Alternatively when using OIDC, the Action needs the client details instead of api-key
:
- name: Deploy transformations
uses: cognitedata/transformations-cli@main
env:
# Credentials to be used when running your transformations,
# as referenced in your manifests:
COGNITE_CLIENT_ID: my-cognite-client-id
COGNITE_CLIENT_SECRET: ${{ secrets.cognite_client_secret }}
with:
# Credentials used for deployment
path: transformations # Transformation manifest folder, relative to GITHUB_WORKSPACE
client-id: my-jetfire-client-id
client-secret: ${{ secrets.jetfire_client_secret] }}
token-url: https://login.microsoftonline.com/<my-azure-tenant-id>/oauth2/v2.0/token
cdf-project-name: my-project-name
# If you need to provide multiple scopes, the format: "scope1 scope2 scope3"
scopes: https://<my-cluster>.cognitedata.com/.default
# audience: "" # Optional
This GitHub Action takes the following inputs:
Name | Description |
---|---|
path |
(Required) The path to a directory containing transformation manifests. This is relative to $GITHUB_WORKSPACE , which will be the root of the repository when using actions/checkout with default settings. |
client-id |
(Required) The CLIENT ID used for authenticating with transformations. Equivalent to setting the TRANSFORMATIONS_CLIENT_ID environment variable. |
client-secret |
(Required) The CLIENT SECRET used for authenticating with transformations. Equivalent to setting the TRANSFORMATIONS_CLIENT_SECRET environment variable. |
token-url |
(Required) The TOKEN URL used for requesting token to authenticate with transformations. Equivalent to setting the TRANSFORMATIONS_TOKEN_URL environment variable. |
cdf-project-name |
(Required) Equivalent to setting the TRANSFORMATIONS_PROJECT environment variable. |
scopes |
(Optional) The SCOPES used for authenticating with transformations. Equivalent to setting the TRANSFORMATIONS_SCOPES environment variable. Space separated if multiple needed. |
audience |
(Optional) The AUDIENCE used for authenticating with transformations. Equivalent to setting the TRANSFORMATIONS_AUDIENCE environment variable. |
cluster |
(Optional) The name of the cluster where Transformations is hosted. Equivalent to setting the TRANSFORMATIONS_CLUSTER environment variable. |
Additionally, you must specify environment variables for any credentials or environment variables referenced in transformation manifests.

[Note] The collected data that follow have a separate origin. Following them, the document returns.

@@ -919,27 +920,36 @@
     __shared__ __attribute__((aligned(16))) op16_t dtx[SPARE ? 1 : 4][SPARE ? 8 : DR * 32];
     __shared__ __attribute__((aligned(16))) float ldsm[4][NBLK][64];
     const int lane = threadIdx.x & 63, wave = threadIdx.x >> 6;
-    const int item = blockIdx.x * 4 + wave;
-    if (item >= B * H) return;
-    const int h = item % H, b = item / H;
+    constexpr bool WALK = AttBwdWalk<HD, DROP, NBLK, OCC>::v;
+    const int items = B * H, stride = gridDim.x * 4;
+    int item = __builtin_amdgcn_readfirstlane(blockIdx.x * 4 + wave);
+    if (item >= items) return;
     const int D = H * HD;
     const size_t rs = (size_t)3 * D;
-    const op16_t* base = qkv + (size_t)b * S * rs + h * HD;
-    const op16_t* dbase = dout + (size_t)b * S * D + h * HD;
-    const op16_t* obase = o + (size_t)b * S * D + h * HD;
-    const float* lrow = lse + ((size_t)b * H + h) * S;
     const int half = lane >> 5, l31 = lane & 31;
     const int coff = half * 8;
     op16_t* dtm = SPARE ? ksm[wave] + HD : dtx[SPARE ? 0 : wave];
 
-    op16x8 qf[KK], dof[KK], kf[KK], vf[KK];
-    auto load_q = [&](int i) {
+    const op16_t *base, *dbase, *obase;
+    const float* lrow;
+    auto point = [&](int it) {
+        const int h = it % H, b = it / H;
+        base = qkv + (size_t)b * S * rs + h * HD;
+        dbase = dout + (size_t)b * S * D + h * HD;
+        obase = o + (size_t)b * S * D + h * HD;
+        lrow = lse + ((size_t)b * H + h) * S;
+    };
+    op16x8 qf[KK], dof[KK], of[KK], kf[KK], vf[KK];
+    float lv = 0.f;
+    auto load_q = [&](int i, bool wo) {
         const int q = i * 32 + l31, qc = min(q, S - 1);
 #pragma unroll
         for (int kk = 0; kk < KK; kk++) {
             qf[kk] = load_frag(base + (size_t)qc * rs + kk * 16 + coff, q < S);
             dof[kk] = load_frag(dbase + (size_t)qc * D + kk * 16 + coff, q < S);
-        }
+            if (wo) of[kk] = load_frag(obase + (size_t)qc * D + kk * 16 + coff, q < S);
+        }
+        if (wo) lv = lrow[qc];
     };
     auto load_k = [&](int j) {
         const int key = j * 32 + l31, kc = min(key, S - 1);
@@ -949,25 +959,14 @@
             vf[kk] = load_frag(base + 2 * D + (size_t)kc * rs + kk * 16 + coff, key < S);
         }
     };
+    point(item);
     load_k(0);
-    load_q(0);
-#pragma unroll
-    for (int i = 0; i < NBLK; i++) {
-        const int q = i * 32 + l31, qc = min(q, S - 1);
-        float acc = 0.f;
-#pragma unroll
-        for (int kk = 0; kk < KK; kk++) {
-            const op16x8 df = load_frag(dbase + (size_t)qc * D + kk * 16 + coff, q < S);
-            const op16x8 of = load_frag(obase + (size_t)qc * D + kk * 16 + coff, q < S);
-            float x[8], y[8];
-            unpack8(__builtin_bit_cast(uint4, df), x);
-            unpack8(__builtin_bit_cast(uint4, of), y);
-#pragma unroll
-            for (int e = 0; e < 8; e++) acc += x[e] * y[e];
-        }
-        acc += __shfl_xor(acc, 32, 64);
-        ldsm[wave][i][lane] = half ? acc : lrow[qc];
-    }
+    load_q(0, true);
+    for (;;) {
+    const int h = item % H, b = item / H;
+    op16_t* gbase = dqkv + (size_t)b * S * rs + h * HD;
+    const bool more = WALK && item + stride < items;
+    const int nitem = more ? item + stride : item;
     f32x16 dq[NBLK][NB];
 
 #pragma unroll
@@ -984,6 +983,19 @@
         for (int i = 0; i < NBLK; i++) {
             if (CAUSAL && i < j) continue;
             const int ifirst = CAUSAL ? j : 0;
+            if (j == 0) {
+                float acc = 0.f;
+#pragma unroll
+                for (int kk = 0; kk < KK; kk++) {
+                    float x[8], y[8];
+                    unpack8(__builtin_bit_cast(uint4, dof[kk]), x);
+                    unpack8(__builtin_bit_cast(uint4, of[kk]), y);
+#pragma unroll
+                    for (int e = 0; e < 8; e++) acc += x[e] * y[e];
+                }
+                acc += __shfl_xor(acc, 32, 64);
+                ldsm[wave][i][lane] = half ? acc : lv;
+            }
             if (!(j > 0 && i == ifirst && i == NBLK - 1)) {
 #pragma unroll
                 for (int kk = 0; kk < KK; kk++) {
@@ -1000,11 +1012,15 @@
                 dp = CC_MFMA_32x32x16(dof[kk], vf[kk], dp);
             }
             if (i + 1 < NBLK) {
-                load_q(i + 1);
+                load_q(i + 1, j == 0);
             } else if (j + 1 < NBLK) {
                 const int ni = CAUSAL ? j + 1 : 0;
-                if (ni != i) load_q(ni);
+                if (ni != i) load_q(ni, false);
                 load_k(j + 1);
+            } else if (more) {
+                point(nitem);
+                load_k(0);
+                load_q(0, true);
             }
             if (j == 0) {
 #pragma unroll
@@ -1057,29 +1073,47 @@
                 for (int nb = 0; nb < NB; nb++) dq[i][nb] = CC_MFMA_32x32x16(frag_tr<HD>(ksm[wave], nb, t, lane), dst, dq[i][nb]);
             }
             if (j == (CAUSAL ? i : NBLK - 1)) {
-                attn_store_tile<HD>(qsm[wave], dq[i], dqkv + ((size_t)b * S + i * 32) * rs + h * HD, rs, S - i * 32, lane);
+                attn_store_tile<HD>(qsm[wave], dq[i], gbase + (size_t)i * 32 * rs, rs, S - i * 32, lane);
             }
         }
         {
-            op16_t* gblk = dqkv + ((size_t)b * S + j * 32) * rs + h * HD;
+            op16_t* gblk = gbase + (size_t)j * 32 * rs;
             attn_store_tile<HD>(ksm[wave], dk, gblk + D, rs, S - j * 32, lane);
             attn_store_tile<HD>(ksm[wave], dv, gblk + 2 * D, rs, S - j * 32, lane);
         }
     }
-}
-
+    if (!more) break;
+    item = nitem;
+    }
+}
+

- name: Deploy transformations
uses: cognitedata/transformations-cli@main
with:
path: transformations # Transformation manifest folder, relative to GITHUB_WORKSPACE
api-key: ${{ secrets.TRANSFORMATIONS_API_KEY }}
# If not using the main europe-west1-1 cluster:
# cluster: greenfield
# cdf-project-name: my-project # to suppress python SDK warning (not required for API keys).
env:
# API key to be used when running your transformations,
# As referenced in your transformation manifests
SOME_API_KEY: ${{ secrets.SOME_API_KEY }}
This GitHub Action takes the following inputs:
Name | Description |
---|---|
path |
(Required) The path to a directory containing transformation manifests. This is relative to $GITHUB_WORKSPACE , which will be the root of the repository when using actions/checkout with default settings. |
api-key |
(Required) The API key used for authenticating with transformations. Equivalent to setting the TRANSFORMATIONS_API_KEY environment variable. |
cluster |
(Optional) The name of the cluster where Transformations is hosted. Equivalent to setting the TRANSFORMATIONS_CLUSTER environment variable. |
Additionally, you must specify environment variables for any API keys or environment variables referenced in transformation manifests.